[SUPPLIED MATERIAL]
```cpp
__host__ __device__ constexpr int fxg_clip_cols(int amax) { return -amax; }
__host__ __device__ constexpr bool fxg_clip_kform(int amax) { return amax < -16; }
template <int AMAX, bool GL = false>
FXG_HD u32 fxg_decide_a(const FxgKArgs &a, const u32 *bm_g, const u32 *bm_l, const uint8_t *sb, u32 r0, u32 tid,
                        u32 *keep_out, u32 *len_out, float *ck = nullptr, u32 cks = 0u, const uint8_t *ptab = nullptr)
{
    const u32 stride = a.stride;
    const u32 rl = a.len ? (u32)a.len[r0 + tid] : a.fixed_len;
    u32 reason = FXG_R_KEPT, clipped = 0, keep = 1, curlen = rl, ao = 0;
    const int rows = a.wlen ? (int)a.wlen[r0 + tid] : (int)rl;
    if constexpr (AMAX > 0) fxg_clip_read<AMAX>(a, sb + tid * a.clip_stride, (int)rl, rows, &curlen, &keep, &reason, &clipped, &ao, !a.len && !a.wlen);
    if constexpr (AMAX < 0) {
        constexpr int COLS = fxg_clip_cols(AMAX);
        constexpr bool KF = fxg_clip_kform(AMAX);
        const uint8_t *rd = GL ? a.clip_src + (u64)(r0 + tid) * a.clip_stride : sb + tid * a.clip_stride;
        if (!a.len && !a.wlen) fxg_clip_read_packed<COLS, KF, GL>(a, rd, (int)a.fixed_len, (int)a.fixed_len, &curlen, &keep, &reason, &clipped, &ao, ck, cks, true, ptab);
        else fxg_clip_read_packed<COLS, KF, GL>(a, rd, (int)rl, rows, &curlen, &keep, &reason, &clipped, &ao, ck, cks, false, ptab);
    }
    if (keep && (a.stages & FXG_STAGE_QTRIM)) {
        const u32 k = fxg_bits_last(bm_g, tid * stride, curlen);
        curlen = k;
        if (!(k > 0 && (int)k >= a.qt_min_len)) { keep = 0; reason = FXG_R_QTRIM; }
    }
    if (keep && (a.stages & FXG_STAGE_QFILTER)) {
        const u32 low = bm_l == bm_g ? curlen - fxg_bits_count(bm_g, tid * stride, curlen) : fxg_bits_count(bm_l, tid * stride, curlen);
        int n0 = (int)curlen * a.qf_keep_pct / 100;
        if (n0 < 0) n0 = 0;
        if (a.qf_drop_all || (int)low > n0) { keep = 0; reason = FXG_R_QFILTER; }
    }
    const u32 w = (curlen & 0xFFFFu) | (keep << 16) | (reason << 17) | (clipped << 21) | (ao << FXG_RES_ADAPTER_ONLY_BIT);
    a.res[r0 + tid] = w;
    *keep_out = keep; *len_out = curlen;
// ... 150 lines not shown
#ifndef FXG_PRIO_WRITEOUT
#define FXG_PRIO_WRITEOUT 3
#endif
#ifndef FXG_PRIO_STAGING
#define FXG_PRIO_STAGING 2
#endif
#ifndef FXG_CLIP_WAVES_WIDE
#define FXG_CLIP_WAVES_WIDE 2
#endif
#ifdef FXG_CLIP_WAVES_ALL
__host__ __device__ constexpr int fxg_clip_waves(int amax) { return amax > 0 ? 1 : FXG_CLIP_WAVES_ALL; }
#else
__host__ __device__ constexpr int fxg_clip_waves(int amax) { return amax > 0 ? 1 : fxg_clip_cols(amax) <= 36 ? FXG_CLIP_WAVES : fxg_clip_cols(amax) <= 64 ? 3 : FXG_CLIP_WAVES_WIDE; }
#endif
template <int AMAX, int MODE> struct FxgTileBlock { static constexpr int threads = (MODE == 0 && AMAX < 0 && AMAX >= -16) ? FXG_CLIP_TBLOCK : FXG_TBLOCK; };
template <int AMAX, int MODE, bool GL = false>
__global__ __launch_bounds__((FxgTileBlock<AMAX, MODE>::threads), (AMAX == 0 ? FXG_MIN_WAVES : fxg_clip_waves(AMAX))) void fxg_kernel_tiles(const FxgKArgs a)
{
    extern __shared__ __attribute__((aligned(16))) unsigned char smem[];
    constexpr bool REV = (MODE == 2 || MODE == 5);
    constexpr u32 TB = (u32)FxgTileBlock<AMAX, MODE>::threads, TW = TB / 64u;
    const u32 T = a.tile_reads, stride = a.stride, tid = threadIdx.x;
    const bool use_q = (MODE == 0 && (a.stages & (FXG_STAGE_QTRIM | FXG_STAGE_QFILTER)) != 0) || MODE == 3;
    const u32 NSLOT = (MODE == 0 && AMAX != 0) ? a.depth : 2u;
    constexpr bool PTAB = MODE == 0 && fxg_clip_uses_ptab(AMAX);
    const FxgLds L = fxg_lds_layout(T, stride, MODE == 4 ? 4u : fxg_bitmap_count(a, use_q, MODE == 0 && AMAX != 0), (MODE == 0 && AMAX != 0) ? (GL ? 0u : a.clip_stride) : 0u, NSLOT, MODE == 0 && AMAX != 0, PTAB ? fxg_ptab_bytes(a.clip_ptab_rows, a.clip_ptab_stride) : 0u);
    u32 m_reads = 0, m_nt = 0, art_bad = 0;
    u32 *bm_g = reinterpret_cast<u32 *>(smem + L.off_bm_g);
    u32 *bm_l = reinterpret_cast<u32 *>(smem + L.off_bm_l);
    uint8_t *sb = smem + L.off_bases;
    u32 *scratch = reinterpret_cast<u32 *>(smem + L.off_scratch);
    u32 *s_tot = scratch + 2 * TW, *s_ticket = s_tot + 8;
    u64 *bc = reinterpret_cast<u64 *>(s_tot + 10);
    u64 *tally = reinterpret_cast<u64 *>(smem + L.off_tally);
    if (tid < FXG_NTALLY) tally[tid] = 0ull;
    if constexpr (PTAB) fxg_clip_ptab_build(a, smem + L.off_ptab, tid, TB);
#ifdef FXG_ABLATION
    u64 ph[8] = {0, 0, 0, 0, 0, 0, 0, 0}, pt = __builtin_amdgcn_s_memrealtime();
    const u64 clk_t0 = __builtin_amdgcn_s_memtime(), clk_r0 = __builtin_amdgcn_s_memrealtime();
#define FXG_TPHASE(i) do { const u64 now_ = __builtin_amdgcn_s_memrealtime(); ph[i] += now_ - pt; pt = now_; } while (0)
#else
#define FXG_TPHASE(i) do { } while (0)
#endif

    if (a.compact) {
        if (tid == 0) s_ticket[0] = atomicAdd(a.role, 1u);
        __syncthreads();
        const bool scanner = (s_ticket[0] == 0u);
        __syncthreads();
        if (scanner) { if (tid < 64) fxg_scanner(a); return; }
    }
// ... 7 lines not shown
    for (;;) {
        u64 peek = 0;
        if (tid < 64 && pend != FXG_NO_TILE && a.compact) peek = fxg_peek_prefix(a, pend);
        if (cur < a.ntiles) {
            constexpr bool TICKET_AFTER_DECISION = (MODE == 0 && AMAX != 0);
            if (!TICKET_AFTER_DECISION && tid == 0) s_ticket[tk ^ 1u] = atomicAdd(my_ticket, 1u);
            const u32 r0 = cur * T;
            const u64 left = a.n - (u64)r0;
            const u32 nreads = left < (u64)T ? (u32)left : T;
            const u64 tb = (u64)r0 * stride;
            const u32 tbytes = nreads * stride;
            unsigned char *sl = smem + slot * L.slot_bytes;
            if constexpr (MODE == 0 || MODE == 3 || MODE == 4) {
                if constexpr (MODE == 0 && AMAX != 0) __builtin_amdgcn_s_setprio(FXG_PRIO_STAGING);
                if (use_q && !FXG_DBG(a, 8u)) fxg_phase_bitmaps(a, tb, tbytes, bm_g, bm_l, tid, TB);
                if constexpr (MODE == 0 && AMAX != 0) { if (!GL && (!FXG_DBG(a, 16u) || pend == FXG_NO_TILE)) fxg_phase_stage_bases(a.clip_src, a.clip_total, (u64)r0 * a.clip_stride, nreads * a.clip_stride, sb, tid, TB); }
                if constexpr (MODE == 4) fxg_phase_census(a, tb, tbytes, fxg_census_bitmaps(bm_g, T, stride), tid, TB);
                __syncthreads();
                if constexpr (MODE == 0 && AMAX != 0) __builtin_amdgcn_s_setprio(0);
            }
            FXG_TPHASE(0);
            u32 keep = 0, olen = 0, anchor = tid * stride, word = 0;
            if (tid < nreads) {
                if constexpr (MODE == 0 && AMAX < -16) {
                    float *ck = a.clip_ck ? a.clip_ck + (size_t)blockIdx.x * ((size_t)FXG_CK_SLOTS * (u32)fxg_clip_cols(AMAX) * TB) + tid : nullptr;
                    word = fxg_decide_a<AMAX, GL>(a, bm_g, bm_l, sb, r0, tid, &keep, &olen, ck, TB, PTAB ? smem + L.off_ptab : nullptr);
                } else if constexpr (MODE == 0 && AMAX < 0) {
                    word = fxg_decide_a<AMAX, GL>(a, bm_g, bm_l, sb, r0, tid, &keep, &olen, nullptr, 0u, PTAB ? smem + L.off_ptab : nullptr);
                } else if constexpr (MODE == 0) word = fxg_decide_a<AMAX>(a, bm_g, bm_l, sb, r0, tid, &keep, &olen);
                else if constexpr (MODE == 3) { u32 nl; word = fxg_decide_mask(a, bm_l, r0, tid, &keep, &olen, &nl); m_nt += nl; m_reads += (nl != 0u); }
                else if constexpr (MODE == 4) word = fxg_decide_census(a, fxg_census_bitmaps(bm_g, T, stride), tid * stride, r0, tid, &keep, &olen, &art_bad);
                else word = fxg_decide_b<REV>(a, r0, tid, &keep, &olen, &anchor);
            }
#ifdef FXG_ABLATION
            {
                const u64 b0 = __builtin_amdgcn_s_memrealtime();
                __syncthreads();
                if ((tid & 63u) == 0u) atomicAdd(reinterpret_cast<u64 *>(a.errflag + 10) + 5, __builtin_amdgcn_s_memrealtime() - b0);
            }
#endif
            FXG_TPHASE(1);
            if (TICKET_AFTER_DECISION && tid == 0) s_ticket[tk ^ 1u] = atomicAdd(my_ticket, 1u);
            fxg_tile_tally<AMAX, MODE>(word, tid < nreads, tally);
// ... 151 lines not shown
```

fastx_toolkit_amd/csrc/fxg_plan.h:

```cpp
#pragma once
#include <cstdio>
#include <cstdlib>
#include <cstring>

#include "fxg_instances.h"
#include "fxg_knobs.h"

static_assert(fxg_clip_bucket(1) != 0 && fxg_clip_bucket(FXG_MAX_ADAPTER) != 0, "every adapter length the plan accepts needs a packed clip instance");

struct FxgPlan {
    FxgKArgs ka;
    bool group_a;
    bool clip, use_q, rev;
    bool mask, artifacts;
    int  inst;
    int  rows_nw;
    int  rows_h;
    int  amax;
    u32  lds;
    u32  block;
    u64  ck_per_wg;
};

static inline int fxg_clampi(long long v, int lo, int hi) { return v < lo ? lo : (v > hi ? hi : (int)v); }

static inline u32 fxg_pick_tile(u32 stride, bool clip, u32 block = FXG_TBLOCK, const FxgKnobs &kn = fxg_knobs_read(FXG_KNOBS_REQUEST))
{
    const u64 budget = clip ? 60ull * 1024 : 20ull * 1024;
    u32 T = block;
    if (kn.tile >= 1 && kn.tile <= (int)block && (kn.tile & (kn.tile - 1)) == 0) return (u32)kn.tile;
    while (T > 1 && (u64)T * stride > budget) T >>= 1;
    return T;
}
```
* * *
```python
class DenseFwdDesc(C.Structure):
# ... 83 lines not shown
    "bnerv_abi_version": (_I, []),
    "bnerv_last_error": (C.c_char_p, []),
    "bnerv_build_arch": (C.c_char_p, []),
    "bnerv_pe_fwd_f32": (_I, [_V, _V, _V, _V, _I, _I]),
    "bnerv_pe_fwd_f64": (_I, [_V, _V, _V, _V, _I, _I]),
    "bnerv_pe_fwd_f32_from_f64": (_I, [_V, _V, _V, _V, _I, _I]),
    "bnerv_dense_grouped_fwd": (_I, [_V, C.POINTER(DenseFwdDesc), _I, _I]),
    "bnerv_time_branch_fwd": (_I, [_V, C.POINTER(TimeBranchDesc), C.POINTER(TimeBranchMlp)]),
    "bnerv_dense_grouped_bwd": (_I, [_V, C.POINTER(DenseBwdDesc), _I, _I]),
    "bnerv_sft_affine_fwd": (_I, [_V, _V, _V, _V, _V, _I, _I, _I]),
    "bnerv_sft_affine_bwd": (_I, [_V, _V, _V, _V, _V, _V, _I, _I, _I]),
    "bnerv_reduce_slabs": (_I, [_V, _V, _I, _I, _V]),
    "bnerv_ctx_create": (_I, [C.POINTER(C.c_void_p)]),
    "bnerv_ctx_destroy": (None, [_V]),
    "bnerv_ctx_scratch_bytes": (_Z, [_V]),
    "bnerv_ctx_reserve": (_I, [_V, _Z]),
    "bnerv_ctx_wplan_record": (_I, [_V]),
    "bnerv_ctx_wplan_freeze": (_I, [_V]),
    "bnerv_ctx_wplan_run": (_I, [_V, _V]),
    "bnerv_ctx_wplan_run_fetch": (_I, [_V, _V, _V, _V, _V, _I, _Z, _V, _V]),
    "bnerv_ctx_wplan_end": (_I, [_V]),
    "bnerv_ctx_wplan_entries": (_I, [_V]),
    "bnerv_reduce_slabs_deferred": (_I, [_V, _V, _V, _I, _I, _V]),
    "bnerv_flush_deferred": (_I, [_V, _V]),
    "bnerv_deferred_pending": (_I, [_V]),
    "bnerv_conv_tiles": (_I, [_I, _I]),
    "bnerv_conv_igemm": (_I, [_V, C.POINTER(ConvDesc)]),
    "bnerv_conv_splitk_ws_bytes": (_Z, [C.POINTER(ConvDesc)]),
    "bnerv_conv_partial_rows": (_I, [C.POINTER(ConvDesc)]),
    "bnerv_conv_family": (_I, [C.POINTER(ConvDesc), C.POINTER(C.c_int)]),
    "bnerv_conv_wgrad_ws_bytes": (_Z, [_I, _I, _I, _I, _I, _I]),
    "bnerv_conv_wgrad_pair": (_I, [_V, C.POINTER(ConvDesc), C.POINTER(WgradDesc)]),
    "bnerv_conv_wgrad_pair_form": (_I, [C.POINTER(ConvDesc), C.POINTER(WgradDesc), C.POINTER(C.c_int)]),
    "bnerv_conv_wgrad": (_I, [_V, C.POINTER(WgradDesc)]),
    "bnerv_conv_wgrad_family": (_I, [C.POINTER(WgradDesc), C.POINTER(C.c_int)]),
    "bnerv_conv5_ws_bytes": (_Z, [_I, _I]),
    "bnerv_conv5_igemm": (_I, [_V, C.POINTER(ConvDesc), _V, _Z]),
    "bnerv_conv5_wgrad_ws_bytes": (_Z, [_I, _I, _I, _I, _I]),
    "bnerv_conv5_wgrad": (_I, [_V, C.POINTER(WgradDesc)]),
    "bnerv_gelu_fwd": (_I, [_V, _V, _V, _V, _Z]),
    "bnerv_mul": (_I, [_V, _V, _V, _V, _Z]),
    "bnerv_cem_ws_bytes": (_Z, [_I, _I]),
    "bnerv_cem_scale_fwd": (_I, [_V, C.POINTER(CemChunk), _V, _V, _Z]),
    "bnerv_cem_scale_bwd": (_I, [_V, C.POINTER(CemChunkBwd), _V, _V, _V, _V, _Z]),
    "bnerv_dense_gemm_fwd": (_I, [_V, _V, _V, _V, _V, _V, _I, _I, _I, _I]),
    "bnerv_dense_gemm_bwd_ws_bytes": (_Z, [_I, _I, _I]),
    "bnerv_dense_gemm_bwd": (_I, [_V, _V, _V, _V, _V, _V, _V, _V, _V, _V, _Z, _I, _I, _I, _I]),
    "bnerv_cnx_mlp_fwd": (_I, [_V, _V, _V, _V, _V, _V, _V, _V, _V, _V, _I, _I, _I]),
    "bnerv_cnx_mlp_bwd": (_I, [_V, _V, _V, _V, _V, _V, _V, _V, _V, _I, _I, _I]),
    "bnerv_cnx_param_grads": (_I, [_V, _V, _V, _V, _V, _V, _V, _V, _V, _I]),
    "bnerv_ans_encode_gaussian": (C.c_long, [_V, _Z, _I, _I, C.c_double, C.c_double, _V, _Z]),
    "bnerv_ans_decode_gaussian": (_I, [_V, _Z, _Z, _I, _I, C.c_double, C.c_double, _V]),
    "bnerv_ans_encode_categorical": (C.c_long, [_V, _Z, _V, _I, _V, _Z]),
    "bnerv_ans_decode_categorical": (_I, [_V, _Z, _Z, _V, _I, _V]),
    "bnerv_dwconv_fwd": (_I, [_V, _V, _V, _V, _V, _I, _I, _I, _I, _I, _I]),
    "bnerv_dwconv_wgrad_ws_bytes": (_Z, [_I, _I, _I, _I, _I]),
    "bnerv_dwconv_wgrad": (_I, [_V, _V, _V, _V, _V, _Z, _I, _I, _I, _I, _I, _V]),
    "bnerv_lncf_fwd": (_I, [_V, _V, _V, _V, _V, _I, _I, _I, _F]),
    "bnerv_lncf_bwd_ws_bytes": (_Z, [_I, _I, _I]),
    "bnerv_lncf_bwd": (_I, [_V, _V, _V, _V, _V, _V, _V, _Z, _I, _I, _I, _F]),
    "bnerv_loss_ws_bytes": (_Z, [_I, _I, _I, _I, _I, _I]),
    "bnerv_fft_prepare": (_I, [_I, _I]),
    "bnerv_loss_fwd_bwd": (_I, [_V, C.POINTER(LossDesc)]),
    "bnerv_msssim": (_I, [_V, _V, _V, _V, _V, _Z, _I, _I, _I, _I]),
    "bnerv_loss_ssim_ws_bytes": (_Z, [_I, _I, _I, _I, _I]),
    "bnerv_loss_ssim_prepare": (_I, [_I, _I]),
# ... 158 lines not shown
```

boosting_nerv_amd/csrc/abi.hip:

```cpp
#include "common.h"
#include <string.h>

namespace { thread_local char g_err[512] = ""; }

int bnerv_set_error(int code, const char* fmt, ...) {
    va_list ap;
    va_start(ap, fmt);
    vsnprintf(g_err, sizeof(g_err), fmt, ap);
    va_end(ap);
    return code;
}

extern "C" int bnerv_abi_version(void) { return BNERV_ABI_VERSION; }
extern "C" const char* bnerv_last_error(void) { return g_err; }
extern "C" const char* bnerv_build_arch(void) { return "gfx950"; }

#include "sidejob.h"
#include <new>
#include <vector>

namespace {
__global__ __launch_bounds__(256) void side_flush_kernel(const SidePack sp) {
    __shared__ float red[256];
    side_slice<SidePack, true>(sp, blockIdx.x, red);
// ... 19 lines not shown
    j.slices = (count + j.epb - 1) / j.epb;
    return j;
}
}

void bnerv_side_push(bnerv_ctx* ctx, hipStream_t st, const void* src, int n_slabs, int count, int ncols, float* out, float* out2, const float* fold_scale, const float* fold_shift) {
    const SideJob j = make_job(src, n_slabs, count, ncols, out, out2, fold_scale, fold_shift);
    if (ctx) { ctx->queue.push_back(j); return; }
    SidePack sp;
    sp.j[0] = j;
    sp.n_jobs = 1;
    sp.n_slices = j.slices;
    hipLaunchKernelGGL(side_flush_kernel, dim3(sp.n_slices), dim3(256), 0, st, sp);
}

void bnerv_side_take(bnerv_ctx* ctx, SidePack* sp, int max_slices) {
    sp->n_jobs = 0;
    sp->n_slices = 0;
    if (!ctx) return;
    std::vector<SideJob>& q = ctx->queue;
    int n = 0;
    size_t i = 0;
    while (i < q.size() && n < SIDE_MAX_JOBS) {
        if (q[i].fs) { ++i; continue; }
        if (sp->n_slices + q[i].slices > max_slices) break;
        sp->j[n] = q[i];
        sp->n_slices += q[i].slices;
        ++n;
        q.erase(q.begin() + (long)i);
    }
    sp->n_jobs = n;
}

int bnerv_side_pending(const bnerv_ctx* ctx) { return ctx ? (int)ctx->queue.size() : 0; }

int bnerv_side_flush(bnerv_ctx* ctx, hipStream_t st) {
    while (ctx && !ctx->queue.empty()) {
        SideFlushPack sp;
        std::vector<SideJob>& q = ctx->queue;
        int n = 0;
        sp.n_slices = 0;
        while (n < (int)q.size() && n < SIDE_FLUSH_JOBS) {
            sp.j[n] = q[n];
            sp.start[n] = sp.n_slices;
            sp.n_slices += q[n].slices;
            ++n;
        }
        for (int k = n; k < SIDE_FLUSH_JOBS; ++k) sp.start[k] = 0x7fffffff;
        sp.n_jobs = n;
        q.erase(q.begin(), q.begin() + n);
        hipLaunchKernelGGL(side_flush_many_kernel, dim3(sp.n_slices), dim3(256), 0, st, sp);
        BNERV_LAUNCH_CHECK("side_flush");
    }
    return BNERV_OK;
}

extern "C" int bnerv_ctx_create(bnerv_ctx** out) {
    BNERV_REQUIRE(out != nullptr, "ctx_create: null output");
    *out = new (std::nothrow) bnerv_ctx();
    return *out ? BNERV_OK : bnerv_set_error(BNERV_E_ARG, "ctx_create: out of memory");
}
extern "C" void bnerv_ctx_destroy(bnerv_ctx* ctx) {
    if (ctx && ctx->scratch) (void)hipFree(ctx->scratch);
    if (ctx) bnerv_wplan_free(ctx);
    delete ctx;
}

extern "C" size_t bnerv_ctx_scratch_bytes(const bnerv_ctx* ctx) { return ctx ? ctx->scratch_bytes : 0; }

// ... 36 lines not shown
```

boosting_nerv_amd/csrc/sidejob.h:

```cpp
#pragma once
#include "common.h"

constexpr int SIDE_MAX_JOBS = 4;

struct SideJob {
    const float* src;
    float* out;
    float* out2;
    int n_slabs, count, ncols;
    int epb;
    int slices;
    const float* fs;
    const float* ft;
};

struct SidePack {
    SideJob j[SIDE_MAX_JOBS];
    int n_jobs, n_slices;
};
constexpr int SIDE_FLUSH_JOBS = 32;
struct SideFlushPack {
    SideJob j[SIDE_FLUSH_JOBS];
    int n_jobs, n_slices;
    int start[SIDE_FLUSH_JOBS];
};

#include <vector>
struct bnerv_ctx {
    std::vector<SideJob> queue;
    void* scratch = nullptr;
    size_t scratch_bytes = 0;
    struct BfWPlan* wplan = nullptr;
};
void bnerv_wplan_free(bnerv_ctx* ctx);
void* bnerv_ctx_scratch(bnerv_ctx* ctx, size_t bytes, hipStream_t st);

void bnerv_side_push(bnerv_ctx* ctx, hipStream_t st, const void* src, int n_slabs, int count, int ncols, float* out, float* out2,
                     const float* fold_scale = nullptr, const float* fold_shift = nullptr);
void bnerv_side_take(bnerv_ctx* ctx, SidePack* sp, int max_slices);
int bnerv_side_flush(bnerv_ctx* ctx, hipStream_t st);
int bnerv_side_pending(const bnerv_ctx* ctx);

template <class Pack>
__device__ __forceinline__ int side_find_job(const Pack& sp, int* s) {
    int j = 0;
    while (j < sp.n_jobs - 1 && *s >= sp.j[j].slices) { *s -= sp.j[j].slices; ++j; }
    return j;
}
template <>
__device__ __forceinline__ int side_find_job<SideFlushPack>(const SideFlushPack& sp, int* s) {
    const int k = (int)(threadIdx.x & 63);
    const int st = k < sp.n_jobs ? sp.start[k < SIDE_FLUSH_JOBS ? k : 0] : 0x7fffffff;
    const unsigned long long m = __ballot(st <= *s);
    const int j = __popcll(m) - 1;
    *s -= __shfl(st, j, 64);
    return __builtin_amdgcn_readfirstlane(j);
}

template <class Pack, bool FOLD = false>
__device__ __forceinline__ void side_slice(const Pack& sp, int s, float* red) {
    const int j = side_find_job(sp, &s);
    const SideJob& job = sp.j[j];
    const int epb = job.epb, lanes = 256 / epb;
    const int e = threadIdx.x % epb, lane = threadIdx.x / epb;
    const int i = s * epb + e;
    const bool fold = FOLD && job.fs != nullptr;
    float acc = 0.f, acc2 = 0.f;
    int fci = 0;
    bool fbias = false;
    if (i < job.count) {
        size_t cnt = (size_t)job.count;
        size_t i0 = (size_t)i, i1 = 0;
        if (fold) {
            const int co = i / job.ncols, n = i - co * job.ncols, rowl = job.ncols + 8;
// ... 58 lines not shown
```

[WHAT YOU SHOULD DO] Filter the entries and keep only the lines holding "tally".

[COMPLETED TASK]
    u64 *tally = reinterpret_cast<u64 *>(smem + L.off_tally);
    if (tid < FXG_NTALLY) tally[tid] = 0ull;
            fxg_tile_tally<AMAX, MODE>(word, tid < nreads, tally);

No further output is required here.